Technology has the opportunity to create seamless communication for healthcare organizations, providing a secure and efficient method for ensuring patient, staff and provider satisfaction. It can enable better collaboration for healthcare providers and improves care coordination and delivery. But what happens when technology, such as EHRs, do not communicate with one another?
The value in technology is negated when systems are unable to communicate effectively. Accountable Care Organizations (ACOs), often made up of many practices using different EHRs, struggle with network leakage because of the disparities.
Where does referral leakage rank on your priority list? Too often, it doesn’t hit the priority list until an issue with out-of-network referrals is brought to light. It’s inevitable that some referrals will be sent out-of-network due to preference, location or gaps in specialities. But you first must understand why referrals are leaving your preferred network to determine if it’s a healthy balance.
The Cause
A simple yet complex issue is knowing who is actually in-network. Your preferred network of providers could include hundreds of specialists with many sub-specialities that are being underutilized because your practices aren’t given a good way to manage their list of referral partners.
Referral recipients are often based on a prior relationship or a quick speciality search. Equipping your network with accurate, up to date visibility to in-network providers, specialists and services will improve utilization of your most valuable resources and improve appointment timeliness.
Technology barriers created by multiple EHR systems make it difficult to send and receive referrals but most difficult to track the referral status, making coordinating patient care challenging.
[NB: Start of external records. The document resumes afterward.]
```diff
+  return knn_coop_search_rows<KM, 64, 1>(g, cell_start, sp, q, k, max_dist, pass_max, (int)(threadIdx.x & 63), pos);
 }
 
 static_assert(kRestThreads == 64, "associate_knn_coop_kernel is written for one wavefront per workgroup");
+constexpr int kCoopRowLanes = 16, kCoopRows = 64 / kCoopRowLanes;
+__host__ __device__ inline bool queue_coop_by_rows(const RegConfig& C, const GridDesc& g) {
+  return !(C.flags & kRegFlagNoCoopRows) && queue_lean_set(g);
+}
 template <bool PLANE, int KM>
-__global__ __launch_bounds__(kRestThreads, LOAMX_COOP_WAVES) void associate_knn_coop_kernel(RegBatch B, RegConfig C, uint32_t blocks_per_pair) {
+__device__ __forceinline__ void coop_entry_wave(const RegBatch& B, const RegConfig& C, const PairState& S, size_t pair, const GridDesc& g,
+                                                uint32_t qpos, uint32_t i, uint32_t* s_rows, uint32_t* took) {
+  const RegKind& K = B.kind[PLANE];
+  const RegKindConfig& CK = C.kind[PLANE];
+  const size_t stride = K.stride, field = B.n_pairs * stride;
+  const GridSet &gs = K.grid, &src_gs = K.src_grid;
+  const uint32_t* __restrict__ cs = gs.cell_start + pair * (size_t)(kGridCellsCap + 1);
+  const GridPoint* __restrict__ sp = gs.sorted + pair * gs.stride;
+  uint32_t* __restrict__ rnn = K.rnn;
+  const size_t slot = pair * stride + qpos;
+  const GridPoint sq = src_gs.sorted[pair * src_gs.stride + i];
+  const Vec3 p = pose_act(S.est, v3(sq.x, sq.y, sq.z));
+  uint32_t pos[KM];
+  int kept = knn_coop_search<KM>(g, cs, sp, p, CK.k, CK.r, CK.pass, pos);
+  if (kept == -2) {
+    if ((threadIdx.x & 63) == 0) kept = knn_search_keyed<KM>(g, cs, sp, p, CK.k, CK.r, CK.pass, pos, s_rows, kCoopRows);
+    kept = __builtin_amdgcn_readfirstlane(kept);
+#pragma unroll
+    for (int j = 0; j < KM; j++) pos[j] = (uint32_t)__builtin_amdgcn_readfirstlane((int)pos[j]);
+  }
+  if ((threadIdx.x & 63) == 0) {
+    rnn[slot] = (uint32_t)kept;
+#pragma unroll
+    for (int j = 0; j < KM; j++) rnn[(1 + j) * field + slot] = pos[j];
+    if (took) atomicAdd(&took[1], 1u);
+  }
+}
+template <bool PLANE, int KM>
+__device__ __forceinline__ void coop_entry_row(const RegBatch& B, const RegConfig& C, const PairState& S, size_t pair, const GridDesc& g,
+                                               uint32_t qpos, uint32_t i, uint32_t* s_row, int lane, uint32_t* took) {
+  const RegKind& K = B.kind[PLANE];
+  const RegKindConfig& CK = C.kind[PLANE];
+  const size_t stride = K.stride, field = B.n_pairs * stride;
+  const GridSet &gs = K.grid, &src_gs = K.src_grid;
+  const uint32_t* __restrict__ cs = gs.cell_start + pair * (size_t)(kGridCellsCap + 1);
+  const GridPoint* __restrict__ sp = gs.sorted + pair * gs.stride;
+  uint32_t* __restrict__ rnn = K.rnn;
+  const size_t slot = pair * stride + qpos;
+  const GridPoint sq = src_gs.sorted[pair * src_gs.stride + i];
+  const Vec3 p = pose_act(S.est, v3(sq.x, sq.y, sq.z));
+  uint32_t pos[KM];
+  int kept = knn_coop_search_rows<KM, kCoopRowLanes, 1>(g, cs, sp, p, CK.k, CK.r, CK.pass, lane, pos);
+  if ((lane & (kCoopRowLanes - 1)) == 0) {
+    if (kept == -2) kept = knn_search_keyed<KM>(g, cs, sp, p, CK.k, CK.r, CK.pass, pos, s_row, kCoopRows);
+    rnn[slot] = (uint32_t)kept;
+#pragma unroll
+    for (int j = 0; j < KM; j++) rnn[(1 + j) * field + slot] = pos[j];
+    if (took) atomicAdd(&took[0], 1u);
+  }
+}
+template <bool PLANE, int KM>
+__global__ __launch_bounds__(kRestThreads, LOAMX_COOP_WAVES) void associate_knn_coop_kernel(RegBatch B, RegConfig C, uint32_t blocks_per_pair,
+                                                                                           uint32_t* took) {
   size_t pair;
   uint32_t chunk0;
   if (!assoc_map(B, blockIdx.x, blocks_per_pair, pair, chunk0)) return;
@@ -1185,38 +1077,29 @@
   if (!S.active) return;
   const uint32_t listed = B.n_assoc[8 * pair + (PLANE ? 5 : 4)];
   if (listed == 0u) return;
-  __shared__ uint32_t s_rows[kLeanRowWords];
+  __shared__ uint32_t s_rows[kLeanRowWords * kCoopRows];
   const RegKind& K = B.kind[PLANE];
-  const RegKindConfig& CK = C.kind[PLANE];
   const size_t stride = K.stride;
-  const size_t field = B.n_pairs * stride;
-  uint32_t* __restrict__ rnn = K.rnn;
   const uint32_t* __restrict__ rest = K.rest + pair * stride;
   const uint32_t* __restrict__ left = K.exact + pair * stride;
-  const GridSet &gs = K.grid, &src_gs = K.src_grid;
-  const GridDesc g = gs.desc[pair];
-  const uint32_t* __restrict__ cs = gs.cell_start + pair * (size_t)(kGridCellsCap + 1);
-  const GridPoint* __restrict__ sp = gs.sorted + pair * gs.stride;
-  const int kq = CK.k;
-  const double max_dist = CK.r, pass_max = CK.pass;
-  for (uint32_t t = chunk0; t < listed; t += blocks_per_pair) {
-    const uint32_t qpos = left[t], i = rest[qpos] & kQueueIndex;
-    const size_t slot = pair * stride + qpos;
-    const GridPoint sq = src_gs.sorted[pair * src_gs.stride + i];
-    const Vec3 p = pose_act(S.est, v3(sq.x, sq.y, sq.z));
-    uint32_t pos[KM];
-    int kept = knn_coop_search<KM>(g, cs, sp, p, kq, max_dist, pass_max, pos);
-    if (kept == -2) {
-      if ((threadIdx.x & 63) == 0) kept = knn_search_keyed<KM>(g, cs, sp, p, kq, max_dist, pass_max, pos, s_rows, 1);
-      kept = __builtin_amdgcn_readfirstlane(kept);
-#pragma unroll
-      for (int j = 0; j < KM; j++) pos[j] = (uint32_t)__builtin_amdgcn_readfirstlane((int)pos[j]);
-    }
-    if ((threadIdx.x & 63) == 0) {
-      rnn[slot] = (uint32_t)kept;
-#pragma unroll
-      for (int j = 0; j < KM; j++) rnn[(1 + j) * field + slot] = pos[j];
-    }
+  const GridDesc g = K.grid.desc[pair];
+  if (!queue_coop_by_rows(C, g)) {
+    for (uint32_t t = chunk0; t < listed; t += blocks_per_pair) {
+      const uint32_t qpos = left[t];
+      coop_entry_wave<PLANE, KM>(B, C, S, pair, g, qpos, rest[qpos] & kQueueIndex, s_rows, took);
+    }
+    return;
+  }
+  const int lane = (int)(threadIdx.x & 63), row = lane / kCoopRowLanes;
+  for (uint32_t t0 = knn_coop_deal_first(chunk0, kCoopRows); t0 < listed; t0 += knn_coop_deal_step(blocks_per_pair, kCoopRows)) {
+    for (uint32_t t = t0; t < t0 + kCoopRows && t < listed; t++) {
+      const uint32_t qpos = left[t], entry = rest[qpos];
+      if (entry & (kQueueWide | kQueueTied)) coop_entry_wave<PLANE, KM>(B, C, S, pair, g, qpos, entry & kQueueIndex, s_rows, took);
+    }
+    const uint32_t t = t0 + (uint32_t)row;
+    uint32_t qpos = 0u, entry = kQueueWide;
+    if (t < listed) qpos = left[t], entry = rest[qpos];
+    if (!(entry & (kQueueWide | kQueueTied))) coop_entry_row<PLANE, KM>(B, C, S, pair, g, qpos, entry & kQueueIndex, s_rows + row, lane, took);
   }
 }
 
@@ -2384,7 +2267,8 @@
         const uint32_t cblk_ = coop_blocks(B.n_pairs);                                                            \
         note[PL].leftover_kernel = LOAMX_ASSOC_LEFTOVER_COOP, note[PL].coop_blocks = cblk_;                       \
         launch_kernel((associate_knn_coop_kernel<PL, KMV>), dim3((unsigned)(pair_groups * 8 * cblk_)),       \
-                           dim3(kRestThreads), 0, (st), B, C, cblk_);                                             \
+                           dim3(kRestThreads), 0, (st), B, C, cblk_,                                              \
+                           (census && census->buf[PL].counts) ? census->buf[PL].counts + 5 : (uint32_t*)nullptr);        \
       }                                                                                                           \
     }                                                                                                             \
     census_at((PL), 2, (st));                                                                                     \
```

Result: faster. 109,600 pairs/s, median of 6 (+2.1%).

An EHR is typically one of the largest technology investments and the source of truth for patient information. Utilizing tools that work in conjunction with individual EHRs allow ACOs to operate efficiently and without implementing one common electronic health record platform network-wide.
The Effect
Uncoordinated patient care is often a result of patients being referred outside of a preferred network of providers. An ACO has the ability to set standards for patient referrals such as:
- Referral must be made on a single system wide referral form
- Types of notes and data required to support each referral request
- Appointments must be set and communicated to patients within XX days/hours
- Consult reports must be shared within xx hours/days of a patient visit
These standards will ensure closed loop communication and better-coordinated patient care between primary care and specialists. Patients are less likely to become frustrated by delays in care or lack of communication when standards are in place.
Out-of-network leakage can create major financial burdens on ACOs over time. Depending on the ACO and size, patient referrals being sent out to out-of-network providers can equate to millions of dollars. The success of an ACO’s physician network is dependent on incoming revenue, patient satisfaction and providers improving care delivery.
The upside is that within a few months, revenue can greatly increase if the appropriate steps are taken to decrease referrals sent outside of your preferred provider network.